# Workflow Enhanced by Artificial Intelligence



## amadeus1 (Apr 2, 2018)

*Hey everyone,

I just did an overview of a program that uses artificial intelligence to compose. It's called Orb Composer by Hexachords.

Here's the link: 

Bill*


----------



## nordicguy (Apr 3, 2018)

Three treads, same video.
Sounds like spam.


----------



## amadeus1 (Apr 3, 2018)

nordicguy said:


> Three treads, same video.
> Sounds like spam.


Just sent to different groups in 3 different contexts.


----------



## Mike Greene (Apr 3, 2018)

amadeus1 said:


> Just sent to different groups in 3 different contexts.


Please only post once. Thanks. I've deleted the other two.


----------



## amadeus1 (Apr 3, 2018)

Mike Greene said:


> Please only post once. Thanks. I've deleted the other two.


Will post only once in the future. Didn't know if members in other groups would be aware of the program. It may not be on sale for long. I rarely buy software or sample libraries unless they are sale. Learned the hard way  Thought I might be doing some members a favor.


----------



## KarlHeinz (Apr 3, 2018)

Before this gets wrong taste cause of "misshandling" the forum just wanted to say this is a real product, no spam, too early for me to really say much about it but installation of the Artist version worked, great and quick support (missed something with the settings in studio one but quickly solved, now its running). It took some time to set things up (not because its difficult or no good description but just setting up all theses channels takes a while) so not much time left yesterday for playing round with it.

But what I could say after only an hour: it is the FIRST software in this corner which exactly does what I expected and I COULD use within an hour. And no manual needed just to get started playing around with it, the two getting started videos on the homepage are enough.

Will report later (in the evening) how it goes.

EDIT: I think this software deserves a separate post but I dont know where to put it and dont really feel competent to start something


----------



## Living Fossil (Apr 3, 2018)

...just my thought about this product:
If somebody can benefit of a program like this, it's absolutely counterproductive to use such a program.
Instead, one should work on his/her skills. 
Programs like this are dumbing down humanity and hindering the user in getting better...
No offence intended!


----------



## gregh (Apr 4, 2018)

I quite like using generative systems but I would need to hear a better outcome than this to be interested. There are many competing systems or combinations that I think could produce more interesting results in a similar time particularly at the asking price but this system might be okay for stereotypical background music.


----------



## KarlHeinz (Apr 4, 2018)

As said before, for me to early for real rating.

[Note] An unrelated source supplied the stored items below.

diff --git a/mpboot_amd/csrc/kernels.hip b/mpboot_amd/csrc/kernels.hip
--- a/mpboot_amd/csrc/kernels.hip
+++ b/mpboot_amd/csrc/kernels.hip
@@ -268,14 +268,15 @@
   newview_one<S, VW, RED>(vec, ops[op], cntp, nslots, Wp, tile, lane);
 }
 
-__device__ __forceinline__ void fold_counts(const NvOp *__restrict__ ops, int n_ops, const uint32_t *__restrict__ cntp,
-                                            uint32_t nslots, int tiles, uint32_t *__restrict__ cnt, int tid, int nthreads,
-                                            uint32_t *__restrict__ cnt_host = nullptr)
+template <class DstOf>
+__device__ __forceinline__ void fold_counts_of(DstOf dst_of, int n_ops, const uint32_t *__restrict__ cntp,
+                                               uint32_t nslots, int tiles, uint32_t *__restrict__ cnt, int tid, int nthreads,
+                                               uint32_t *__restrict__ cnt_host)
 {
   const int l32 = tid & 31, grp = tid >> 5, ngrp = nthreads >> 5;
   for (int i = grp; i < n_ops; i += 2 * ngrp) {
     const int j = i + ngrp < n_ops ? i + ngrp : i;
-    const uint32_t d0 = ops[i].dst, d1 = ops[j].dst;
+    const uint32_t d0 = dst_of(i), d1 = dst_of(j);
     uint32_t s0 = 0, s1 = 0;
     for (int t = l32; t < tiles; t += 32) {
       s0 += __builtin_nontemporal_load(cntp + (size_t)t * nslots + d0);
@@ -295,6 +296,12 @@
       }
     }
   }
+}
+__device__ __forceinline__ void fold_counts(const NvOp *__restrict__ ops, int n_ops, const uint32_t *__restrict__ cntp,
+                                            uint32_t nslots, int tiles, uint32_t *__restrict__ cnt, int tid, int nthreads,
+                                            uint32_t *__restrict__ cnt_host = nullptr)
+{
+  fold_counts_of([ops](int i) { return ops[i].dst; }, n_ops, cntp, nslots, tiles, cnt, tid, nthreads, cnt_host);
 }
 
 template <int S, int VW, int RED>
@@ -816,6 +823,280 @@
     cnt[dst] = s;
     if (cnt_host) cnt_host[dst] = s;
   }
+}
+
+static size_t self_sched_lds_bytes(uint32_t n, uint32_t n_ops, bool desc)
+{
+  const size_t ns = (size_t)n + n_ops;
+  const size_t a = (size_t)n_ops * 4 + ((ns * 2 + 15) & ~(size_t)15) + (((size_t)n_ops * 2 + 15) & ~(size_t)15);
+  return desc ? std::max(a, sched_lds_bytes(n, (uint32_t)ns, true)) : a;
+}
+
+__global__ __launch_bounds__(256) void k_kids_copy(const uint2 *__restrict__ src, uint2 *__restrict__ dst, uint32_t first, uint32_t count)
+{
+  const uint32_t i = blockIdx.x * blockDim.x + threadIdx.x;
+  if (i < count) dst[first + i] = src[first + i];
+}
+
+template <int S, int TW, bool WM = false>
+__global__ __launch_bounds__(1024) void k_newview_self(uint32_t *__restrict__ vec, const uint2 *__restrict__ kids, uint32_t n, uint32_t n_ops,
+                                                       uint32_t *__restrict__ cntp, uint32_t nslots, int Wp, uint32_t *__restrict__ cnt,
+                                                       uint32_t *__restrict__ done, int32_t *__restrict__ diag,
+                                                       const uint2 *__restrict__ kids_host, SweepDescArgs sw, RefreshExtra x,
+                                                       NvOp *__restrict__ ops_out, int32_t *__restrict__ lev_off_out)
+{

But I have used lots of "competing systems" before, from daw-included chord tracks/midi pattern generators (for example I really like the combination of the new midi pattern generator and chord track in waveform 9) to the marvellous (but really complex and - for me - hard to just follow the devellopment, not to speak about really using such great things as the included idea tools) Rapid Composer. And I can only underscore: this thing just does what it promises in a very easy-to-use AND fun making way.



> If somebody can benefit of a program like this, it's absolutely counterproductive to use such a program.
> Instead, one should work on his/her skills.



I generally agree, but would admit it depends on what is your target. For me music is just a hobby and I have spare time in between family and job to spent on it and in that time I just want to enjoy what I am doing and just have fun exploring the universe of sounds possible today. This on mind I would not say for me it is


> dumbing down humanity and hindering the user in getting better


. It just helps me exploring the universe I would like to explore, nothing more, nothing less.

How good that will work really with this one, well, thats has to be explored


----------



## amadeus1 (Apr 4, 2018)

Living Fossil said:


> ...just my thought about this product:
> If somebody can benefit of a program like this, it's absolutely counterproductive to use such a program.
> Instead, one should work on his/her skills.
> Programs like this are dumbing down humanity and hindering the user in getting better...
> No offence intended!


It's a tool that can spontaneously generate ideas which we can use or discard for melody, harmony, and orchestration. Don't see why using the program would not diminish the need to work on one's skills.
I think the dumbing down of humanity is more a function of politics than artificially generated music


----------



## HiEnergy (Apr 4, 2018)

I've had Orb Composer compose a short piece of chamber music (no, I won't post a link to yet another YT video here, see my channel in the signature for more), worked okay and gave a quite listenable result.
There's still lots of improvement, I hope the developers will fill the gaps soon.
The main shortcomings in my opinion are:

only simple diatonic modes (ionian, dorian, phrygian etc., no melodic/harmonic minor, no non-diatonic scales)
only one chord per measure, chords are limited to 5-iads (jazz anyone?)
no gradual tempo changes, only one tempo per musical block, only one metrum per musical block


----------



## babylonwaves (Apr 4, 2018)

Living Fossil said:


> ...just my thought about this product:
> If somebody can benefit of a program like this, it's absolutely counterproductive to use such a program.
> Instead, one should work on his/her skills.
> Programs like this are dumbing down humanity and hindering the user in getting better...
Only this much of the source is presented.